Sangakkara's record in England - which currently stands at 445 runs in nine Tests at 27.81 - is a curious anomaly, a blot on a career record that is already guaranteed to be recalled among the greats. At the age of 33, there is no guarantee he will be back for a fourth tour of England, but by the close he was doing his best to finish this series on a personal high, as he wore the blows of England's confident attack and responded with some counter-thrusts of his own, not least a whistling cover-drive to draw the sting of Stuart Broad's most probing spell of the series.

His looseness outside off stump had a been a notable frailty in his first five innings of the series, and one stabbed cut in James Anderson's final spell bounced inches short of gully. Nevertheless, from the moment he got off the mark with a classy first-ball whip off the pads, Sangakkara looked primed for the tussle that awaited him, as he swayed out of the way of a vicious lifter from Chris Tremlett, and took another ball from Broad on the body rather than let his gloves get in the way.

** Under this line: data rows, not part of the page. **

@@ -1166,8 +1254,8 @@
   const dim3 rgrid(16 * kRSplitGrid);
   const double scale = log2 ? 0.6931471805599453094 : 1.0;
   if (ph1) {
-    if (f16) corr_keynorm_kernel<true><<<kKnBlocks, 256, 0, stream>>>(k, N, 16 * sp, ldk, kn_inflate, ws);
-    else corr_keynorm_kernel<false><<<kKnBlocks, 256, 0, stream>>>(k, N, sp ? 16 * sp : D, ldk, kn_inflate, ws);
+    if (f16) corr_keynorm_kernel<true><<<kKnBlocks, 256, 0, stream>>>(k, N, 16 * sp, ldk, kn_inflate, plan_kn2, ws);
+    else corr_keynorm_kernel<false><<<kKnBlocks, 256, 0, stream>>>(k, N, sp ? 16 * sp : D, ldk, kn_inflate, plan_kn2, ws);
   }
 #define ISR_LAUNCH_BF16(DKv)                                                                                  \
   do {                                                                                                        \
@@ -1410,7 +1498,7 @@
   if (dtype != ISR_DTYPE_F32) {
     return launch_bf16(static_cast<const uint16_t*>(Q), static_cast<const uint16_t*>(K), P, N, D, ldq, ldk,
                        dtype != ISR_DTYPE_BF16, p, ws, idx, logp, lse, F32Rows{nullptr, nullptr, 0, 0, 0}, 1.f, stream, 0, false, screened,
-                       dg.phase);
+                       dg.phase, (dg.phase & 1) ? key_plan_for(K, N, D, ldk) : nullptr);
   }
   if (dg.hist && (dg.phase & 1))
     ISR_CHECK_HIP(hipMemsetAsync(dg.hist, 0, sizeof(int32_t) * (size_t)dg.images * isr::kDigitBins, stream));
diff --git a/imagesequenceregistrationfor6dposeestimationlabeling_amd/ops.py b/imagesequenceregistrationfor6dposeestimationlabeling_amd/ops.py
--- a/imagesequenceregistrationfor6dposeestimationlabeling_amd/ops.py
+++ b/imagesequenceregistrationfor6dposeestimationlabeling_amd/ops.py
@@ -1,6 +1,7 @@
 from __future__ import annotations
 
 import ctypes
+import weakref
 from dataclasses import dataclass
 
 import numpy as np
@@ -249,6 +250,76 @@
     return (queries.to(torch.float32) * LOG2E).to(torch.bfloat16)
 
 
+def _keys_sig(t: torch.Tensor) -> tuple:
+    return (t.device.index, t.data_ptr(), tuple(t.shape), tuple(t.stride()), t.dtype, t._version)
+
+
+_live_plans: dict[int, "weakref.ref[KeyPlan]"] = {}
+
+
+class KeyPlan:
+
+    def __init__(self, keys: torch.Tensor):
+        dev = require_cuda(keys)
+        if keys.ndim != 2 or keys.shape[0] == 0:
+            raise ValueError(f"keys {tuple(keys.shape)} must be (N,D), N > 0")
+        self.sig = _keys_sig(keys)
+        self.keys = keys
+        self.k = self.buf = self.ready = None
+        if keys.dtype != torch.bfloat16:
+            return
+        Dp = next((d for d in (16, 32, 64, 128) if d >= keys.shape[1]), None)
+        if Dp is None:
+            raise ValueError(f"bf16 path supports D <= 128, got {keys.shape[1]}")
+        self.k = _pad_cols(keys, Dp)
+        self.k_version = self.k._version
+        N, L = keys.shape[0], lib()
+        old = _live_plans.get(self.k.data_ptr())
+        if old is not None and old() is not None:
+            old().release()
+        self.buf = torch.empty(L.isr_corr_keys_plan_bytes(N), dtype=torch.uint8, device=dev)
+        with torch.cuda.device(dev):
+            rc = L.isr_corr_keys_prepare(ptr(self.k), N, Dp, Dp, _capi.DTYPE_BF16, ptr(self.buf), self.buf.numel(), current_stream(dev))
+            check(rc, "isr_corr_keys_prepare")
+            self.ready = torch.cuda.Event()
+            self.ready.record()
+        self._key = self.k.data_ptr()
+        _live_plans[self._key] = weakref.ref(self)
+
+    def matches(self, keys: torch.Tensor) -> bool:
+        if self.k is not None and self.k._version != self.k_version:
+            return False
+        return keys is self.k or _keys_sig(keys) == self.sig
+
+    def norms(self) -> torch.Tensor:
+        return self.buf.view(torch.float32)[80:80 + self.keys.shape[0]]
+
+    def max_norm(self) -> torch.Tensor:
+        return self.buf.view(torch.float32)[64]
+
+    def release(self) -> None:
+        key = self.__dict__.pop("_key", None)
+        if key is not None:
+            ref = _live_plans.get(key)
+            if ref is not None and ref() not in (self, None):
+                return
+            _live_plans.pop(key, None)
+            lib().isr_corr_keys_release(key)
+
+    def __del__(self):
+        try:
+            self.release()
+        except Exception:
+            pass
+
+
+def _drop_stale_plan(k: torch.Tensor, using: KeyPlan | None) -> None:
+    ref = _live_plans.get(k.data_ptr())
+    pl = ref() if ref is not None else None
+    if pl is not None and pl is not using and (pl.k._version != pl.k_version or tuple(pl.k.shape) != tuple(k.shape)):
+        pl.release()
+
+
 @dataclass
 class CorrCall:
     q: torch.Tensor
@@ -265,14 +336,20 @@
     hist: torch.Tensor | None
     ws: torch.Tensor
     dev: torch.device
+    plan: KeyPlan | None = None
 
     def outputs(self):
         out = (self.idx, self.logp) if self.lse is None else (self.idx, self.logp, self.lse)
         return out if self.hist is None else out + (self.hist,)
 
 
-def _corr_prepare(queries, keys, want_lse, log2_prescaled, screened, rows_per_image, n_rows, ws_tag) -> CorrCall:
+def _corr_prepare(queries, keys, want_lse, log2_prescaled, screened, rows_per_image, n_rows, ws_tag, key_plan=None) -> CorrCall:
     dev = require_cuda(queries, keys, n_rows)
+    if key_plan is not None:
+        if not key_plan.matches(keys):
+            raise ValueError("corr_argmax: the key plan is stale (the keys were written, moved or reshaped since it was made)")
+        if key_plan.k is not None:
+            torch.cuda.current_stream(dev).wait_event(key_plan.ready)
     if queries.ndim != 2 or keys.ndim != 2 or queries.shape[1] != keys.shape[1]:
         raise ValueError(f"queries {tuple(queries.shape)} / keys {tuple(keys.shape)} must be (P,D),(N,D)")
     P, D = queries.shape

"Sanga rarely doesn't have the bit between his teeth to be honest," said Law. "If anything he comes out of his comfort zone here and tries too hard to put it right. He scores runs for fun in places like Australia and he's done well in South Africa too, so it's not that he can't play outside the subcontinent. But it's just taken him a while to realise his game and what he needs to do. I think tonight he batted with extreme purpose and looked every bit the world-class player he is."

Unfortunately for Sri Lanka, they still shipped three prime wickets, including Mahela Jayawardene for another single-figure score. The debutant Larihu Thirimanne knuckled down with great resolve to grind out a doughty 38, while Tharanga Paranavitana once again showcased his durability, even if he was unable to turn his crease occupation into runs in an hour-long stay for 10. When asked if he was happy with the application shown by his team, Law was disarmingly honest. "Not really," he said. "You'd always like more.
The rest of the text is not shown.